The contents of this repository are freely available under the MIT License.
If this repository or the above paper are useful towards you work, I would greatly appreciate it if you include the citation
@article{EAST2022IMITATION,
title = {Imitation learning of stabilizing policies for nonlinear systems},
journal = {European Journal of Control},
pages = {100678},
year = {2022},
author = {Sebastian East},
}
in your relevant publications.
.
├── config # Configuration files for experiments
| ├── schedule.py # The testing schedule
| └── systems.py # The systems and controllers to be tested
├── data # Folders for the data generated during experiements (empty at initialization)
| ├── experts # The expert data used for learning (empty at initialization)
| ├── results # The results of the experiments (empty at initializaiton)
| └── figures # The figures generated for publication
├── docs # Documentation of contents of ./sos (empty at initialization)
├── sos # The sum of squares analysis tools used in the experiments
| ├── data_generation.py # Generating data for experiments
| ├── sos.py # Sum of squares tools for system analysis and imitation learning
| └── validation # Tools for validating the output of the sos tools
├── test # Unit & integration tests
└── ... # Files for simulation and for creating docs
The code in this repository requires
- numpy
- sympy
- scipy
- CVXPY (v. 1.1.13)
- SCS (v. 2.1.4 - important, see below)
- jax
- matplotlib & seaborn
- Latex (required for generating the plots)
In Ubuntu, a suitable virtual environment can be created with anaconda using
conda env create -f environment.yml
A suitable environment can similarly be made in other operating systems with modifications to .yml
(or manually).
The code is extremely brittle with respect to the solver used to solve the SOS optimizaiton problems.
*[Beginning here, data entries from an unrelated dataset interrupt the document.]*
#ifndef PT_TILE_THREADS
#define PT_TILE_THREADS 512
#endif
#ifndef PT_TILE_WAVES_PER_EU
#define PT_TILE_WAVES_PER_EU 6
#endif
#ifndef PT_SP_THREADS
#define PT_SP_THREADS 768
#endif
// ... 1596 lines not shown
      const bool any_leaf = __ballot(cur != PT_NONE && (cur & PT_LEAF_BIT)) != 0ull;
      if (PT_WAVE_ONE()) { cnt.cyc[1] += (unsigned long long)(tb1 - tb0); if (any_leaf) cnt.cyc[5]++; }
    }
    if (cur != PT_NONE && (cur & PT_LEAF_BIT)) {
      const uint32_t first = cur & 0xFFFFFFu, count = (cur >> 24) & 0x7Fu;
      constexpr uint32_t TS = 3u;
      const float4* t = tris + (size_t)first * TS;
      float4 r[9];
#pragma unroll
      for (uint32_t k = 0; k < 3u; ++k)
        if (k < count) { r[3 * k] = t[TS * k]; r[3 * k + 1] = t[TS * k + 1]; r[3 * k + 2] = t[TS * k + 2]; }
#pragma unroll
      for (uint32_t k = 0; k < 3u; ++k)
        if (k < count) {
          if (STATS) {
            const unsigned long long act = __ballot(1);
            if ((threadIdx.x & 63u) == (uint32_t)(__ffsll((long long)act) - 1)) ++cnt.wave_tri_iters;
          }
          mt_test<false>(r[3 * k], r[3 * k + 1], r[3 * k + 2], w.o, w.d, w.best, small_det);
        }
      if (STATS) cnt.tris += count < 3u ? count : 3u;
      if (count > 3u) walk_leaf<STATS>(tris, w, first + 3u, count - 3u, cnt.tris, cnt.wave_tri_iters, small_det, TS);
      cur = stack4_pop4(stk, sp, w.best.t);
    }
    if (STATS && PT_WAVE_ONE()) cnt.cyc[2] += (unsigned long long)(clock64() - tb1);
    if ((uint32_t)__popcll(__ballot(cur != PT_NONE)) < t_eff) break;
  }
  best = w.best;
}

PT_DEV bool region_tile(const KParams& p, uint32_t ticket, uint32_t& col, uint32_t& row, uint32_t& k)
{
  const uint32_t r = ticket & 7u, i = ticket >> 3;
  const uint32_t tiles_x = PT_KARG(p, tiles_x), tiles_y = PT_KARG(p, n_tiles) / tiles_x, count = PT_KARG(p, sample_count);
  const uint32_t rx = r & 3u, ry = r >> 2;
  const uint32_t x0 = rx * tiles_x / 4u, x1 = (rx + 1u) * tiles_x / 4u, y0 = ry * tiles_y / 2u, y1 = (ry + 1u) * tiles_y / 2u;
  const uint32_t w = x1 - x0, h = y1 - y0;
  const uint32_t j = i / count;
  if (j >= w * h) return false;
  k = i - j * count;
  const uint32_t strips = w / 8u, full = strips * 8u * h;
  if (j < full) {
    const uint32_t s = j / (8u * h), rem = j - s * 8u * h;
    row = y0 + rem / 8u;
    col = x0 + s * 8u + (rem & 7u);
  } else {
    const uint32_t rem = j - full, wl = w - strips * 8u;
    row = y0 + rem / wl;
    col = x0 + strips * 8u + rem % wl;
  }
  return true;
}

#define PT_STAMP(slot)                                                                                                   \
  do {                                                                                                                   \
    if (FORM.stamps) {                                                                                                   \
      unsigned long long* tl_ = PT_KARG(p, timeline);                            \
      if ((threadIdx.x & 63u) == 0u)                                                                                     \
        tl_[(size_t)(blockIdx.x * (THREADS / 64u) + (threadIdx.x >> 6)) * 4u + (slot)] = wall_clock64();                 \
    }                                                                                                                    \
  } while (0)
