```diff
+  hipLaunchKernelGGL(k_resid_bwd, dim3((unsigned)rslo_cdiv(N, RB_THREADS), B), dim3(RB_THREADS), 0, st, p1, tgt, cov1, cov2,
+                     idx, dist, thr, Rd, gloss, cnt, N, M, reg_weight, gp1, gcov1, contrib, off);
   RSLO_CHECK_LAUNCH("cov_residual_bwd");
-  RSLO_HIP(rocprim::radix_sort_keys((void *)w, tmp, keys, skeys, (size_t)n, (unsigned)RB_SRC_BITS, (unsigned)bits, st));
-  hipLaunchKernelGGL(k_resid_gather, dim3((unsigned)rslo_cdiv(n, 256)), dim3(256), 0, st, (const unsigned long long *)skeys, n,
-                     (const float *)contrib, gtgt, gcov2, n_long, long_list);
-  hipLaunchKernelGGL(k_resid_gather_long, dim3(512), dim3(64), 0, st, (const unsigned long long *)skeys, n,
-                     (const float *)contrib, gtgt, gcov2, (const int *)n_long, (const int64_t *)long_list);
+  hipLaunchKernelGGL(k_resid_chunk_sums, dim3(nchunk), dim3(256), 0, st, (const int *)off, nrows, sums);
+  hipLaunchKernelGGL(k_resid_scan, dim3(nchunk), dim3(256), 0, st, off, nrows, (const int *)sums);
+  hipLaunchKernelGGL(k_resid_place, dim3((unsigned)rslo_cdiv(n, 256)), dim3(256), 0, st, idx, dist, thr, N, M, (int)n, off, list);
+  RSLO_CHECK_LAUNCH("cov_residual_bwd(lists)");
+  hipLaunchKernelGGL(k_resid_gather, dim3((unsigned)rslo_cdiv(nrows, 256)), dim3(256), 0, st, (const int *)off, (const int *)list,
+                     nrows, (const float *)contrib, gtgt, gcov2, n_long, long_list);
+  hipLaunchKernelGGL(k_resid_gather_long, dim3(512), dim3(RB_LONG_THREADS), 0, st, (const int *)off, (const int *)list, ranked, N, M,
+                     (const float *)contrib, gtgt, gcov2, (const int *)n_long, (const int *)long_list);
   RSLO_CHECK_LAUNCH("cov_residual_bwd(gather)");
   return RSLO_OK;
 }
```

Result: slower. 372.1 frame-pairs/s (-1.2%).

The code in its present version works well with SCS version 2.1.4, but does not work at all with more recent versions, or the versions of Mosek I have tried. Parsing and solving SOS optimization problems can be numerically challenging, and (to the best of my knowledge) there is no mature open-source SOS framework in Python that can solve this issue. The code has all been tested and works well using the included environment.yml
file.
In Ubuntu, documentation for the contents of 'sos.py' can be created with pydoc
using
bash makedocs.sh
Documentation in other operating systems can be created using similar commands.
The package in ./sos
can be used for both imitation learning and SOS analysis of nonlinear systems. The script analysis.py
can be used to generate Lyapunov functions for both of the tests systems when controlled by their 'experts', and to determine whether the imitation learning process is feasable.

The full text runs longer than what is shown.